几乎在他气息展露的刹那,两道丝毫不弱于他,甚至更具压迫感的强大气息,便如同沉睡的巨龙般,自王庭深处苏醒,并迅速锁定了他!
一道气息,厚重如山岳,却又带着包容万象的磅礴生机,仿佛与脚下这片无尽的北莽大地融为一体,正是北莽军神——拓跋菩萨!
另一道气息,则更为奇特,缥缈如云端清风,懒散中却透着洞悉世事的深邃,仿佛超然物外,却又与这王庭气运有着千丝万缕的联系,正是北莽底蕴第一人——呼延大观!
“贵客远来,风雪迎门。何不下来一叙?”一个温和而带着几分慵懒的声音,清晰地传入宁不凡耳中,正是呼延大观。
宁不凡长笑一声,声震四野:“固所愿也,不敢请耳!” 说罢,他一步踏出,身形如柳絮飘飞,却又似缩地成寸,几个闪烁间,便已越过重重营帐与警戒,无视那些如临大敌的王庭护卫,出现在了那座最宏伟的金色宫帐之前的一片开阔雪地上。
宫帐门前,已摆好一张案几,三张铺着完整白虎皮的座椅。案几上,温着滚烫的奶酒,摆放着烤得金黄流油的兽腿。
左手边的座椅上,坐着一位身着寻常牧民服饰、面容普通、眼神却仿佛蕴藏着星河流转的中年男子,他正懒洋洋地靠在椅背上,拎着一个朱红酒葫芦自饮自酌,正是呼延大观。他看起来毫无气势,但宁不凡却能感觉到,其周身气息已与这片天地达成一种完美的和谐,深不可测。
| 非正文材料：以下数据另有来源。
__device__ __forceinline__ Leave check_sweep(const TiledArgs &a, const Tile &t, const CheckPlan &p,
                                             const v16f (&acc)[4][4], uint4 *const lds,
                                             const bool forecast, const uint32_t all_steps) {
  const Lanes l = lanes_of_thread();
  const float scale = !forecast ? 1.f
                      : a.site_curve != nullptr
                          ? site_curve_mass(a.site_curve->cum, p.phase, kCheckShares64[0])
                          : (float)kCheckShares64[0] * (1.f / 64.f);
  const uint32_t share = forecast ? kCheckShares64[0] : p.share1;
  const float thr_f = forecast ? a.kin_threshold + 3.66f * rsqrtf(256.f * (float)all_steps)
                               : a.kin_threshold;
  const float2 *const ck_rows = stage_bounds(a, t, p, lds, true, share, thr_f, scale);
  const float2 *const ck_cols = ck_rows + kT;
  uint32_t *const ck_words = reinterpret_cast<uint32_t *>(lds) + 4 * kT;
  const uint32_t emit_cap = (a.check1 >> 8) & 0xFFu;
  uint32_t cnt = 0;
  {
    float2 cc[4];
#pragma unroll
    for (int bj = 0; bj < 4; ++bj) cc[bj] = ck_cols[l.wx * 128 + bj * 32 + l.lr];
#pragma unroll
    for (int bi = 0; bi < 4; ++bi)
#pragma unroll
      for (int r = 0; r < 16; ++r) {
        const float2 cr = ck_rows[l.wy * 128 + bi * 32 + c_row(r, l.g)];
#pragma unroll
        for (int bj = 0; bj < 4; ++bj)
          cnt += fmaf(-8.f, acc[bi][bj][r], cr.x) + cc[bj].x < fminf(cr.y, cc[bj].y) ? 1u : 0u;
      }
  }
#pragma unroll
  for (int off = 32; off > 0; off >>= 1) cnt += __shfl_xor(cnt, off);
  if (l.lane == 0)
    ck_words[l.wave] = forecast ? (cnt > 2 * a.quadrant_cap ? 1u : 0u)
                                : (cnt > emit_cap ? emit_cap + 1 : cnt);
  __syncthreads();
  uint32_t found = forecast ? ck_words[0] + ck_words[1] + ck_words[2] + ck_words[3]
                            : max(max(ck_words[0], ck_words[1]), max(ck_words[2], ck_words[3]));
  found = __builtin_amdgcn_readfirstlane(found);
  __syncthreads();
  if (forecast) return found >= 3 ? kLeftForecast : kStays;
  return found > emit_cap ? kStays : found != 0 ? kLeftEmit : kLeftEmpty;
}

__device__ __forceinline__ bool leave_early(const TiledArgs &a, const Tile &t, const CheckPlan &p,
                                            const Leave left) {
  if (left == kLeftEmit && threadIdx.x == 0) relaxed_add(a.filter_totals + kTotalEarly, 1ull);
  if (p.phase != 0 && threadIdx.x == 0) relaxed_add(a.filter_totals + kTotalRotated, 1ull);
  if (left == kLeftForecast || left == kLeftEmpty) {
    if (threadIdx.x == 0) {
      relaxed_add(a.filter_ctrl + kCtrlFinished, 4u);
      if (left == kLeftForecast) {
        relaxed_add(a.filter_ctrl + kCtrlLeft, 4u);
        relaxed_store(a.filter_ctrl + kCtrlGate, 1u);
        relaxed_add(a.filter_totals + kTotalDense, 4ull);
      } else {
        a.tile_done[t.bid] = 1;
        relaxed_add(a.filter_totals + kTotalEarly, 1ull);
      }
    }
// ... 203 lines not shown
    F_MMA(CUR, 1, 0) F_BAR                                                     \
    F_BUILD_A(NXT, 2) F_MMA(CUR, 1, 1) F_BAR                                   \
    F_MMA(CUR, 1, 2) F_BAR                                                     \
    F_BUILD_A(NXT, 3) F_MMA(CUR, 1, 3) F_BAR                                   \
    F_ISSUE(src_, dst_, OFF1);                                                 \
    F_MMA(CUR, 2, 0) F_BAR                                                     \
    F_BUILD_A(NXT, 4) F_MMA(CUR, 2, 1) F_BAR                                   \
    F_MMA(CUR, 2, 2) F_BAR                                                     \
    F_BUILD_A(NXT, 5) F_MMA(CUR, 2, 3) F_BAR                                   \
    F_MMA(CUR, 3, 0) F_BAR                                                     \
    F_BUILD_A(NXT, 6) F_MMA(CUR, 3, 1) F_BAR                                   \
    F_MMA(CUR, 3, 2) F_BAR                                                     \
    F_BUILD_A(NXT, 7) F_MMA(CUR, 3, 3) F_BAR                                   \
  }
#define F_SLICE_A(CUR, NXT, RBUF, RC, SYNC, PA, DC, OFF0, OFF1)                \
  {                                                                            \
    if (SYNC) {                                                                \
      __builtin_amdgcn_s_waitcnt(vmcnt_imm(kSyncVm));                          \
      __syncthreads();                                                         \
    }                                                                          \
    const char *src_ = (PA).src + (DC) * row_bytes;                            \
    const uint32_t dst_ = (PA).dst + (DC) * (kSliceU4 * 16);                   \
    F_READ(0, RBUF, RC) F_READ(1, RBUF, RC)                                    \
    F_ISSUE(src_, dst_, OFF0);                                                 \
    F_MMA(CUR, 0, 0) F_MMA(CUR, 0, 1) F_BAR                                    \
    F_READ(2, RBUF, RC) F_READ(3, RBUF, RC)                                    \
    F_MMA(CUR, 0, 2) F_MMA(CUR, 0, 3) F_BAR                                    \
    F_READ(4, RBUF, RC) F_READ(5, RBUF, RC)                                    \
    F_ISSUE(src_, dst_, OFF1);                                                 \
    F_MMA(CUR, 1, 0) F_MMA(CUR, 1, 1) F_BAR                                    \
    F_READ(6, RBUF, RC) F_READ(7, RBUF, RC)                                    \
    F_MMA(CUR, 1, 2) F_MMA(CUR, 1, 3) F_BAR                                    \
    F_BUILD_B(NXT, 0) F_MMA(CUR, 2, 0) F_BAR                                   \
    F_BUILD_B(NXT, 1) F_MMA(CUR, 2, 1) F_BAR                                   \
    F_BUILD_B(NXT, 2) F_MMA(CUR, 2, 2) F_BAR                                   \
    F_BUILD_B(NXT, 3) F_MMA(CUR, 2, 3) F_BAR                                   \
    F_BUILD_B(NXT, 4) F_MMA(CUR, 3, 0) F_BAR                                   \
    F_BUILD_B(NXT, 5) F_MMA(CUR, 3, 1) F_BAR                                   \
    F_BUILD_B(NXT, 6) F_MMA(CUR, 3, 2) F_BAR                                   \
    F_BUILD_B(NXT, 7) F_MMA(CUR, 3, 3) F_BAR                                   \
  }
#define F_KSTEP                                                                \
  {                                                                            \
    const uint32_t nbuf = buf == kStages - 1 ? 0 : buf + 1;                    \
    F_SLICE_B(0, 1, pa, 0, 0, 1024)                                            \
    F_SLICE_A(1, 0, buf, 1, false, pa, 0, 2048, 3072)                          \
    F_SLICE_B(0, 1, pa, 1, 0, 1024)                                            \
    F_SLICE_A(1, 0, nbuf, 0, true, pa, 1, 2048, 3072)                          \
    pa = addr_next(pa, step + kStages, buf);                                   \
    buf = nbuf;                                                                \
    ++step;                                                                    \
  }
#define F_PUBLISH(STEPS)                                                       \
  if (a.rotate == 1 && wave == 0) {                                            \
    const uint32_t now_ = (uint32_t)__builtin_amdgcn_s_memrealtime();          \
    const unsigned long long val_ =                                            \
        ((unsigned long long)(start_abs + (STEPS)) << 32) | now_;              \
     \
    const uint32_t t16_ = (STEPS) >= 32 ? (now_ - t_start) * 16u / (STEPS) : 0u; \
    const uint32_t zero_ = 0;                                                  \
    unsigned long long save_;                                                  \
    asm volatile("s_mov_b64 %0, exec\n\t"                                      \
                 "s_mov_b64 exec, 1\n\t"                                       \
                 "global_store_dwordx2 %1, %2, %3\n\t"                         \
                 "s_mov_b64 exec, %0"                                          \
                 : "=&s"(save_)                                                \
                 : "v"(zero_), "v"(val_), "s"(pos_word)                        \
                 : "memory");                                                  \
    if (t16_ != 0)                                                             \
      asm volatile("s_mov_b64 %0, exec\n\t"                                    \
                   "s_mov_b64 exec, 1\n\t"                                     \
                   "global_store_dword %1, %2, %3\n\t"                         \
                   "s_mov_b64 exec, %0"                                        \
                   : "=&s"(save_)                                              \
                   : "v"(zero_), "v"(t16_), "s"(ticks_word)                    \
                   : "memory");                                                \
  }
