+            if (rws[i] > 0)
+                OAR_HIP(hipMemcpy2D(out + (size_t)i * img_h * Wt * 3, (size_t)Wt * 3, dout.as<uint8_t>() + roff, (size_t)rws[i] * 3, (size_t)rws[i] * 3, img_h, hipMemcpyDeviceToHost));
+            roff += ((size_t)img_h * rws[i] * 3 + 63) & ~(size_t)63;
+            if (resized_widths) resized_widths[i] = rws[i];
+        }
     });
 }
 
diff --git a/oar_ocr_amd/csrc/pipeline.cc b/oar_ocr_amd/csrc/pipeline.cc
--- a/oar_ocr_amd/csrc/pipeline.cc
+++ b/oar_ocr_amd/csrc/pipeline.cc
@@ -1052,6 +1052,7 @@
         OAR_HIP(hipEventCreateWithFlags(&ev, hipEventDisableTiming));
         lane_done_.push_back(ev);
     }
+    OAR_HIP(hipEventCreateWithFlags(&front_ready_, hipEventDisableTiming));
     if (n_lanes > 1) {
         std::vector<hipStream_t> ls{eng_->stream()};
         for (auto& l : lanes_) ls.push_back(l->stream());
@@ -1062,6 +1063,7 @@
     if (!lanes_.empty()) Profiler::get().remove_lanes(this);
     for (auto& l : lanes_) (void)hipStreamSynchronize(l->stream());
     for (hipEvent_t e : lane_done_) (void)hipEventDestroy(e);
+    if (front_ready_) (void)hipEventDestroy(front_ready_);
 }
 
 const float* Recognizer::pack(const std::vector<Crop>& crops, int& Wt, bool nchw, size_t desc_slot, size_t stage_slot, int lane) {
@@ -1109,50 +1111,7 @@
 }
 
 static_assert(sizeof(pp::ResizedImg) == sizeof(k::StemImg) && sizeof(pp::ResizedImg) == 16, "one table for pp::rec_resize_u8 and k::conv_smallcin_u8");
-
-const pp::ResizedImg* Recognizer::pack_u8(const std::vector<Crop>& crops, int& Wt, size_t desc_slot, size_t stage_slot, int lane) {
-    hipStream_t s = lane_engine(lane).stream();
-    DevBuf& in_buf = lane == 0 ? input_f32_ : *lane_in_[lane - 1];
-    const int n = (int)crops.size();
-    const int img_h = (int)cfg_.rec_image_shape[1], img_w = (int)cfg_.rec_image_shape[2];
-    std::vector<uint32_t> ws(n), hs(n);
-    size_t stage = 0;
-    for (int i = 0; i < n; ++i) {
-        OAR_CHECK(crops[i].w > 0 && crops[i].h > 0 && (crops[i].host || crops[i].dev), OAR_INVALID_INPUT, "recognizer: empty crop");
-        ws[i] = crops[i].w; hs[i] = crops[i].h;
-        if (!crops[i].dev) stage += ((size_t)crops[i].w * crops[i].h * 3 + 63) & ~(size_t)63;
-    }
-    std::vector<int32_t> rws;
-    Wt = host::rec_tensor_width(ws, hs, img_h, img_w, (int)cfg_.max_img_w, rws);
-    size_t need_in = 0;
-    int max_rw = 0;
-    for (int i = 0; i < n; ++i) { need_in += ((size_t)img_h * rws[i] * 3 + 63) & ~(size_t)63; max_rw = std::max(max_rw, (int)rws[i]); }
-    const size_t need_desc = (desc_slot + n) * sizeof(pp::CropDesc), need_stage = stage_slot + stage, need_imgs = (desc_slot + n) * sizeof(pp::ResizedImg);
-    OAR_CHECK(need_stage <= crops_dev_.cap && need_in <= in_buf.cap && need_desc <= descs_dev_.cap && need_imgs <= imgs_dev_.cap && need_desc <= descs_host_.cap &&
-                  need_stage <= stage_host_.cap && need_imgs <= imgs_host_.cap, OAR_INTERNAL, "recognizer staging buffers must be pre-sized (run_batches)");
-    pp::CropDesc* dh = descs_host_.as<pp::CropDesc>() + desc_slot;
-    pp::CropDesc* dd = descs_dev_.as<pp::CropDesc>() + desc_slot;
-    pp::ResizedImg* ih = imgs_host_.as<pp::ResizedImg>() + desc_slot;
-    pp::ResizedImg* id = imgs_dev_.as<pp::ResizedImg>() + desc_slot;
-    size_t off = stage_slot, roff = 0;
-    for (int i = 0; i < n; ++i) {
-        const uint8_t* d = crops[i].dev;
-        if (!d) {
-            const size_t bytes = (size_t)crops[i].w * crops[i].h * 3;
-            std::memcpy(stage_host_.as<uint8_t>() + off, crops[i].host, bytes);
-            d = crops_dev_.as<uint8_t>() + off;
-            off += (bytes + 63) & ~(size_t)63;
-        }
-        dh[i].src = d; dh[i].w = (int)crops[i].w; dh[i].h = (int)crops[i].h; dh[i].rw = rws[i]; dh[i].flip = crops[i].flip ? 1 : 0;
-        ih[i].ptr = in_buf.as<uint8_t>() + roff; ih[i].w = rws[i]; ih[i].pad = 0;
-        roff += ((size_t)img_h * rws[i] * 3 + 63) & ~(size_t)63;
-    }
-    if (stage) OAR_HIP(hipMemcpyAsync(crops_dev_.as<uint8_t>() + stage_slot, stage_host_.as<uint8_t>() + stage_slot, stage, hipMemcpyHostToDevice, s));
-    OAR_HIP(hipMemcpyAsync(dd, dh, (size_t)n * sizeof(pp::CropDesc), hipMemcpyHostToDevice, s));
-    OAR_HIP(hipMemcpyAsync(id, ih, (size_t)n * sizeof(pp::ResizedImg), hipMemcpyHostToDevice, s));
-    pp::rec_resize_u8(s, dd, id, n, img_h, max_rw);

右手边的座椅则空着,但案几对面,一位身形魁梧如山、披着黑色大氅、面容刚毅如岩石的巨汉,正背对宫帐,负手而立,遥望着远方的雪山。他仅仅站在那里,就给人一种撑天拄地、无可撼动的感觉,仿佛他便是这北莽万里山河的脊梁。正是拓跋菩萨。
“坐。”呼延大观指了指空着的那个座位,笑眯眯地说道,仿佛招待的是多年老友,而非一位刚刚剑斩太安城牌匾、追杀黄龙士至此的绝世凶人。
宁不凡也不客气,坦然落座,目光扫过二人,最后落在呼延大观身上:“看来二位已知宁某来意。”